Abstract

A transport theory is developed for collective motion of systems such as an atomic nucleus, which may be considered as a typical representative of a self-bound micro-system. Albeit for pragmatic reasons, collective variables are introduced as shape parameters, self-consistency with respect to the nucleonic degrees of freedom has been implemented at various important stages. This feature leads to subsidiary conditions which are obeyed locally for both the average motion as well as for the quantized Hamiltonian constructed through a Bohm-Pines procedure. Furthermore, self-consistency governs the definition of the transport coefficients appearing in the equations for collective motion. The latter is associated to the time evolution of the density in collective phase space, for which the concept of the Wigner function is employed.
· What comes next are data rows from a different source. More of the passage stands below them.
template <typename TF>
__global__ void __launch_bounds__(kBmThreads) __attribute__((amdgpu_waves_per_eu(K2_WAVES_PER_EU)))
    bm25_range_kernel(const int32_t *__restrict__ q_terms, const int32_t *__restrict__ q_off, int nq,
                      const double *__restrict__ q_idf, const int64_t *__restrict__ bounds, int nr, int rpw,
                      const int32_t *__restrict__ post_doc, const TF *__restrict__ post_tf,
                      const int32_t *__restrict__ head_id, const uint8_t *__restrict__ headtf, int64_t npad,
                      const int32_t *__restrict__ dl, const uint32_t *__restrict__ live,
                      const uint32_t *__restrict__ allow, int64_t ndocs, const double *__restrict__ avgdl_p,
                      const double *__restrict__ lut, int lut_dmin, int k,
                      uint64_t *__restrict__ cand_key, uint32_t *__restrict__ cand_row,
                      unsigned long long *__restrict__ thr_key, const uint8_t *__restrict__ need, int32_t vocab,
                      int dbg) {
  __shared__ double s_lut[kLutW * kLutTF];
#ifndef CM_ABLATION
  dbg = 0;
#endif
  __shared__ int32_t s_pdoc[kBmThreads / 64][kTailCapW];
  __shared__ uint16_t s_ptf[kBmThreads / 64][kTailCapW];
  __shared__ uint64_t s_keys[kBmThreads / 64][16 * 64];
  const double avgdl = *avgdl_p;
  for (int i = threadIdx.x; i < kLutW * kLutTF; i += kBmThreads) s_lut[i] = lut[i];
  __syncthreads();
  const int lane = threadIdx.x & 63;
  const int wave = threadIdx.x >> 6;
  const int nb = gridDim.x;
  const int b = blockIdx.x;
  const int per = nb >> 3, rem = nb & 7, x = b & 7, y = b >> 3;
  const int lb = (x < rem ? x * (per + 1) : rem * (per + 1) + (x - rem) * per) + y;
  const int nqg = (nq + kQPerWave - 1) / kQPerWave;
  const int wid = lb * (kBmThreads / 64) + wave;
  const int qg = wid % nqg;
  const int q0 = qg * kQPerWave;
  const int rg = wid / nqg;
  const int r0 = rg * rpw, r1 = min(r0 + rpw, nr);
  if (r0 >= r1) return;
  const int nqw = min(kQPerWave, nq - q0);
  auto need_at = [&](int r) -> uint32_t {
    return need ? (uint32_t)__builtin_amdgcn_readfirstlane((int)need[(int64_t)qg * nr + r]) : 0xfu;
  };
  if (need) {
    uint32_t any = 0;
    for (int r = r0; r < r1; ++r) any |= need_at(r);
    if (!any) return;
  }
  int32_t *pdoc = s_pdoc[wave];
  uint16_t *ptf = s_ptf[wave];
  uint64_t *keys = s_keys[wave];
  const int64_t bstride = nr + 1;
  const int my_q = lane / kTermLanes, my_j = lane % kTermLanes;
  int my_tb = 0, my_L = 0;
  if (my_q < nqw) {
    my_tb = q_off[q0 + my_q];
    my_L = q_off[q0 + my_q + 1] - my_tb;
  }
  const bool has_term = my_q < nqw && my_j < my_L;
  const int my_i = my_tb + my_j;
  int32_t my_t = -1, my_h = -1;
  double my_idf = 0.0;
  int64_t my_lo = 0, my_hi = 0;
  if (has_term) {
    my_t = q_terms[my_i];
    if (my_t >= vocab) my_t = -1;
    my_idf = q_idf[my_i];
    my_h = (my_t >= 0 && head_id) ? head_id[my_t] : -1;
    if (my_h < 0) {
      my_lo = bounds[(int64_t)my_i * bstride + r0];
      my_hi = bounds[(int64_t)my_i * bstride + r0 + 1];
    }
  }
  const bool walk = has_term && my_h < 0;
// ... 238 lines not shown
          for (int u = 0; u < 16; ++u) {
            const uint64_t key = keys[u * 64 + lane];
            if (key < bk) {
              bk = key;
              bu = u;
            }
          }
          br = bk == kEmptyKey ? 0xffffffffu : (uint32_t)db + (uint32_t)bu;
        }
      }
      if (lane == 0 && i < k) {
        const int64_t o = lslot(qi, r, nr, lheads_total(nq, nr), k, i);
        cand_key[o] = kEmptyKey;
        cand_row[o] = 0xffffffffu;
      }
      if (i == k && lane == 0 && last < T) atomicMin(thr_key + qi, (unsigned long long)last);
    }
    my_lo = nx_lo;
    my_hi = nx_hi;
    wave_lds_sync();
  }
}

#include "cm_bm25_prune.inc"

__global__ void bm25_head_fill_kernel(const int32_t *__restrict__ head_terms, int nhead,
                                      const int64_t *__restrict__ term_off, const int32_t *__restrict__ post_doc,
                                      const uint16_t *__restrict__ post_tf, uint8_t *__restrict__ headtf,
                                      int64_t npad) {
  const int h = blockIdx.y;
  if (h >= nhead) return;
  const int32_t t = head_terms[h];
  const int64_t lo = term_off[t], hi = term_off[t + 1];
  uint8_t *row = headtf + (int64_t)h * npad;
  for (int64_t p = lo + (int64_t)blockIdx.x * blockDim.x + threadIdx.x; p < hi; p += (int64_t)gridDim.x * blockDim.x)
    row[post_doc[p]] = (uint8_t)post_tf[p];
}

__global__ void bm25_dl_hist_kernel(const int32_t *__restrict__ dl, int64_t ndocs, uint32_t *__restrict__ hist) {
  for (int64_t i = (int64_t)blockIdx.x * blockDim.x + threadIdx.x; i < ndocs; i += (int64_t)gridDim.x * blockDim.x) {
    const int32_t d = dl[i];
    if (d >= 0 && d < 65536) atomicAdd(hist + d, 1u);
  }
}

__global__ void bm25_head_sat_kernel(const int32_t *__restrict__ cand, int ncand, const int64_t *__restrict__ term_off,
// ... 564 lines not shown
  return e ? atoi(e) : 0;
}
#else
int bm25_debug_flags() { return 0; }
#endif

struct BmWs {
  unsigned long long *thr;
  double *lut;
  double *q_idf;
  int64_t *bounds;
  uint64_t *cand_key;
  uint32_t *cand_row;
  uint8_t *need;
  uint64_t *items;
  uint64_t *items_sm;
  uint8_t *qcand;
  int32_t *qd_code;
  double *qd_idf;
  int32_t *qd_tb;
  int32_t *qd_len;
  int32_t *qd_term;
  uint32_t *item_count;
  double *avgdl;
  int64_t *stats;
  int64_t *df;
  size_t total;
};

Global motion is described by propagating the system in successive time laps which are macroscopically small, but microscopically large. This enables one to exploit linearization procedures and to take advantage of the benefits of linear response theory. A microscopic damping mechanism is introduced by dressing the energies of the independent particle model by complex self-energies, the parameters of which are determined from optical model considerations. Numerical evaluations of transport coefficients are described and tested for the case of fission in the light of recent experimental findings. The theory allows one to extend both Kramers' picture of this process as well as his equation for the density distribution into the quantum regime. These quantum effects are seen to show up at smaller excitations, say below T ≈ 1−1.5 MeV in case that the concept of temperature may be used. This extension is possible down to a critical temperature T c below which for unstable modes as encountered for motion in barrier regions, diffusion coefficients can no longer be defined. For large damping the T c is only slightly greater than the so-called “cross over temperature” known from conventional treatments of dissipative tunneling, but the T c is small on the nuclear scale. Last but not least, relations are established to other approaches, such as “dissipative diabatic dynamics”, or ones based on random matrix models as well as those employing wall friction and two body viscosity.